Peixa

Ontem voltei para o meu jacuzzi semi-olímpico.

Os braços pesaram-me. O rabo flutuou sozinho. As pernas pareciam varas imóveis.

Caneco. Eu não era assim.

Quando me iniciei nas artes natatórias, aí pelos meus 9, 10 anos, detestei a coisa. Era sempre aos sábados, depois de um almoço de iscas com puré de batata. A piscina era-me enorme, funda, com água a mais. Sempre que entrava em estado de pré-afogamento, a monitora mandava-me fazer sorrisos amarelos e continuar a tentar. A mim só me apetecia chorar e fugir dali para fora (o que acabei por fazer).

Anos mais tarde, decidi que a água não iria ser mais forte do que eu e meti-me outra vez na natação.
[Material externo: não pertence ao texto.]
template <bool TWO, int NBH, int C2W_TY, int C2W_ITEMS>
__global__ __launch_bounds__(C2W_THREADS, 2) void conv2d_t8w_kernel(const C2Args A) {
    constexpr int C2W_YT = C2W_TY + 2;
    extern __shared__ __attribute__((aligned(16))) unsigned char lds[];
    unsigned char* abuf = lds;
    unsigned char* ibuf = lds + C2_ABYTES;
    const int RSW = A.W + 4, QW = A.W >> 2;
    const int part_bytes = C2W_YT * RSW * 8, buf_bytes = 2 * part_bytes;

    const int tid = threadIdx.x;
    const int lane = tid & 63;
    const int wave = __builtin_amdgcn_readfirstlane(tid >> 6);
    const int pair = wave & 3, half = wave >> 2;
    const int n16 = lane & 15, q = lane >> 4;
    const size_t plane = (size_t)A.H * A.W;
    const size_t cstride = (size_t)A.D * plane;
    const int cbytes = (int)(cstride * sizeof(float));
    const __amdgpu_buffer_rsrc_t ra = __builtin_amdgcn_make_buffer_rsrc(
        const_cast<float*>(A.a.p), 0, (int)((size_t)A.N * C2_CIN * cstride * sizeof(float)), 0x00020000);
    const __amdgpu_buffer_rsrc_t rb = __builtin_amdgcn_make_buffer_rsrc(
        const_cast<float*>(TWO ? A.b.p : A.a.p), 0, (int)((size_t)A.N * C2_CIN * cstride * sizeof(float)), 0x00020000);
    const __amdgpu_buffer_rsrc_t ro = __builtin_amdgcn_make_buffer_rsrc(
        A.out, 0, (int)((size_t)A.N * C2_COUT * cstride * sizeof(float)), 0x00020000);

    const C2Scales SC = c2_scales(A, TWO, reinterpret_cast<float*>(ibuf));
    for (int e = tid; e < C2_CHUNKS * 3 * 64; e += C2W_THREADS) {
        const int l = e & 63, f = e >> 6;
        const int m = l & 15, oc = m >> 1, py = m & 1, yi = l >> 4, dy = yi - py;
        const int chunk = f / 3, dx = f % 3;
        float wv[4];
#pragma unroll
        for (int i = 0; i < 4; ++i)
            wv[i] = (dy >= 0 && dy <= 2)
                        ? A.w[((size_t)oc * C2_CIN + chunk * C2_KC + i) * 9 + dy * 3 + dx] * SC.ws
                        : 0.f;
        f16x4 hi, lo;
        c2_split(wv, hi, lo);
        *reinterpret_cast<f16x4*>(abuf + ((size_t)(f * 2 + 0) * 64 + l) * 8) = hi;
        *reinterpret_cast<f16x4*>(abuf + ((size_t)(f * 2 + 1) * 64 + l) * 8) = lo;
    }
    for (int e = tid; e < 2 * 2 * C2W_YT * 2; e += C2W_THREADS) {
        const int side = e & 1, row = e >> 1;
        *reinterpret_cast<unsigned long long*>(ibuf + ((size_t)row * RSW + (side ? A.W + 2 : 1)) * 8) = 0ull;
    }

    const int xcd = blockIdx.x & 7, slot = blockIdx.x >> 3, per_xcd = gridDim.x >> 3;
// ... 80 lines not shown
            cs[ch] = vs[SET][ch] * SC.as;
            chs[ch] = vh[SET][ch] * SC.as;
        }
#pragma unroll
        for (int k = 0; k < C2W_ITEMS; ++k)
#pragma unroll
            for (int pp = 0; pp < 2; ++pp) {
                f16x8 hi2, lo2;
#pragma unroll
                for (int e = 0; e < 2; ++e) {
                    const int px = 2 * pp + e;
                    float v[4];
#pragma unroll
                    for (int ch = 0; ch < C2_KC; ++ch) {
                        float t = cs[ch] * va[SET][k][ch][px];
                        if (TWO) t = fmaf(SC.as, vb[SET][k][ch][px], t);
                        v[ch] = fmaf(chs[ch], inside_regs[SET][k], t);
                    }
                    f16x4 hi, lo;
                    c2_split(v, hi, lo);
#pragma unroll
                    for (int i = 0; i < 4; ++i) {
                        hi2[4 * e + i] = hi[i];
                        lo2[4 * e + i] = lo[i];
                    }
                }
                *reinterpret_cast<f16x8*>(buf + lo_off[k] + pp * lo_step[k]) = hi2;
                *reinterpret_cast<f16x8*>(buf + part_bytes + lo_off[k] + pp * lo_step[k]) = lo2;
            }
    };

    const float bscale = SC.ws * SC.as;
    const float bias0 = (A.bias ? A.bias[2 * q] : 0.f) * bscale, bias1 = (A.bias ? A.bias[2 * q + 1] : 0.f) * bscale;
    const int b_base = ((2 * pair + q) * RSW + 16 * half * NBH + n16 + 1) * 8;
    const unsigned out_lane = (unsigned)((size_t)(2 * q) * cstride + 16 * half * NBH + n16) * 4u;
    const unsigned out_c1 = (unsigned)cstride * 4u;

    using S0 = std::integral_constant<int, 0>;
    using S1 = std::integral_constant<int, 1>;
    int fetched_tile = -1;
    auto fetch_chunk = [&](int g, auto set_c) {
        const int gf = min(g, total_chunks - 1);
        if (gf / C2_CHUNKS != fetched_tile) {
            fetched_tile = gf / C2_CHUNKS;
            prepare(fetched_tile, goff, inside, sbase, gidx);
        }
        fetch(gf, set_c);
    };
    __syncthreads();
    if (total_chunks > 0) {
        fetch_chunk(0, S0());
        stash(ibuf, S0());
        fetch_chunk(1, S1());
        fetch_chunk(2, S0());
    }
    __syncthreads();

    f32x4 acc[NBH];
    TilePos Pcur = tile_pos(0);
#ifdef PDS_C2W_TIMING
    long long tmw[5] = {0, 0, 0, 0, 0};
#endif
    auto step = [&](int g, auto set_c) {
        const int c = g % C2_CHUNKS;
        if (c == 0) {
            Pcur = tile_pos(g / C2_CHUNKS);
#pragma unroll
            for (int j = 0; j < NBH; ++j) acc[j] = f32x4{bias0, bias0, bias1, bias1};
        }
        const int gf = min(g + 3, total_chunks - 1);
        const bool new_tile = gf / C2_CHUNKS != fetched_tile;
        if (new_tile) prepare(gf / C2_CHUNKS, goff_n, inside_n, sbase_n, gidx_n);
        fetched_tile = gf / C2_CHUNKS;

        const unsigned char* buf = ibuf + (g & 1) * buf_bytes + b_base;
#ifdef PDS_C2W_TIMING
        const long long tt0 = __builtin_readcyclecounter();
#endif
        stash(ibuf + ((g + 1) & 1) * buf_bytes, set_c);
#ifdef PDS_C2W_TIMING
        asm volatile("s_waitcnt lgkmcnt(0)" ::: "memory");
        const long long tt1 = __builtin_readcyclecounter();
#endif
#pragma unroll
        for (int k = 0; k < C2W_ITEMS; ++k) {
            inside[k] = new_tile ? inside_n[k] : inside[k];
            goff[k] = new_tile ? goff_n[k] : goff[k];
        }
        sbase = new_tile ? sbase_n : sbase;
        gidx = new_tile ? gidx_n : gidx;
        fetch(gf, set_c);
#ifdef PDS_C2W_TIMING
        const long long tt2 = __builtin_readcyclecounter();
#endif
        const unsigned char* af = abuf + ((size_t)c * 3 * 2 * 64 + lane) * 8;
#pragma unroll
        for (int dx = 0; dx < 3; ++dx) {
            const f16x4 a_hi = *reinterpret_cast<const f16x4*>(af + (dx * 2 + 0) * 512);
            const f16x4 a_lo = *reinterpret_cast<const f16x4*>(af + (dx * 2 + 1) * 512);
#pragma unroll
            for (int j = 0; j < NBH; ++j) {
                const unsigned char* bp = buf + (16 * j + dx) * 8;
                const f16x4 b_hi = *reinterpret_cast<const f16x4*>(bp);
                const f16x4 b_lo = *reinterpret_cast<const f16x4*>(bp + part_bytes);
                acc[j] = __builtin_amdgcn_mfma_f32_16x16x16f16(a_hi, b_lo, acc[j], 0, 0, 0);
                acc[j] = __builtin_amdgcn_mfma_f32_16x16x16f16(a_lo, b_hi, acc[j], 0, 0, 0);
                acc[j] = __builtin_amdgcn_mfma_f32_16x16x16f16(a_hi, b_hi, acc[j], 0, 0, 0);
            }
        }
#ifndef PDS_C2W_TIMING
#pragma unroll
        for (int i = 0; i < 3 * NBH * 3; ++i) {
            __builtin_amdgcn_sched_group_barrier(0x008, 1, 0);
            __builtin_amdgcn_sched_group_barrier(0x100, 1, 0);
            __builtin_amdgcn_sched_group_barrier(0x002, 4, 0);
            __builtin_amdgcn_sched_group_barrier(0x200, 1, 0);
            __builtin_amdgcn_sched_group_barrier(0x020, 1, 0);
        }
#else
        const long long tt3 = __builtin_readcyclecounter();
        tmw[0] += tt1 - tt0; tmw[1] += tt2 - tt1; tmw[2] += tt3 - tt2;
#endif
        if (c == C2_CHUNKS - 1) {
            const int out_base = (int)((size_t)Pcur.nb * C2_COUT * cstride * sizeof(float));
#pragma unroll
            for (int r = 0; r < 4; ++r) {
                const int h = r >> 1, y = Pcur.y0 + 2 * pair + (r & 1);
                const int row_bytes = __builtin_amdgcn_readfirstlane(
                    out_base + (int)(((size_t)Pcur.d * A.H + min(y, A.H - 1)) * A.W) * (int)sizeof(float));
#pragma unroll
                for (int j = 0; j < NBH; ++j) {
                    float t = acc[j][r] * SC.unscale;
                    if (A.lrelu) t = fmaxf(t, t * kLeakySlope);
                    const bool ok = 2 * pair < C2W_TY && y < A.H && 16 * (half * NBH + j) + n16 < A.W;
                    __builtin_amdgcn_raw_buffer_store_b32(__builtin_bit_cast(int, t), ro,
                                                          ok ? out_lane + (h ? out_c1 : 0u) + 64u * j : ~0u, row_bytes, 0);
                }
            }
        }
#ifdef PDS_C2W_TIMING
        const long long tt4 = __builtin_readcyclecounter();
#endif
        __syncthreads();
#ifdef PDS_C2W_TIMING
        tmw[3] += __builtin_readcyclecounter() - tt4;
        tmw[4] += 1;
#endif
    };
#ifdef PDS_C2W_TIMING
    const long long t_all = __builtin_readcyclecounter();
#endif
    for (int g = 0; g < total_chunks; g += 2) {
        step(g, S1());
        step(g + 1, S0());
    }
#ifdef PDS_C2W_TIMING
    if (lane == 0 && (blockIdx.x % 61) == 0 && (wave == 0 || wave == 5))
        printf("[t8w] wg %d wave %d: total %lld | stash(+wait) %lld fetch-issue %lld mfma %lld barrier %lld over %lld chunks (%d tiles)\n",
               (int)blockIdx.x, wave, (long long)__builtin_readcyclecounter() - t_all, tmw[0], tmw[1], tmw[2], tmw[3], tmw[4], my_tiles);
#endif
}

Aprendi a nadar como deve de ser, a controlar a respiração, a fazer apneia, a aperfeiçoar o meu sentido cinestésico. E fui passando de nível, passando de nível, passando de nível... até chegar ao ponto de o meu monitor me querer encaminhar para a competição. Na altura, estava no pico da minha relação com a mixórdia de H2O e Cl. Toda eu era água, cloro, braçadas, cambalhotas, viragens, metros e metros de estilos sem parar.

Mas não quis. Ou melhor, quis, mas, por causa da Faculdade, sabia que não tinha tempo.

Hoje, em que nado de forma mais ou menos contínua, já não tenho nem metade da pedalada dos meus tempos áureos. Fazer os 25 metros debaixo de água é motivo de festa para um mês inteiro.

Tenho pena de não conseguir mais.

Mas o que consigo sabe-me tão bem...

(e ontem reparei que as torneiras dos duches são da mesma marca que aquelas que queremos pôr na casa nova )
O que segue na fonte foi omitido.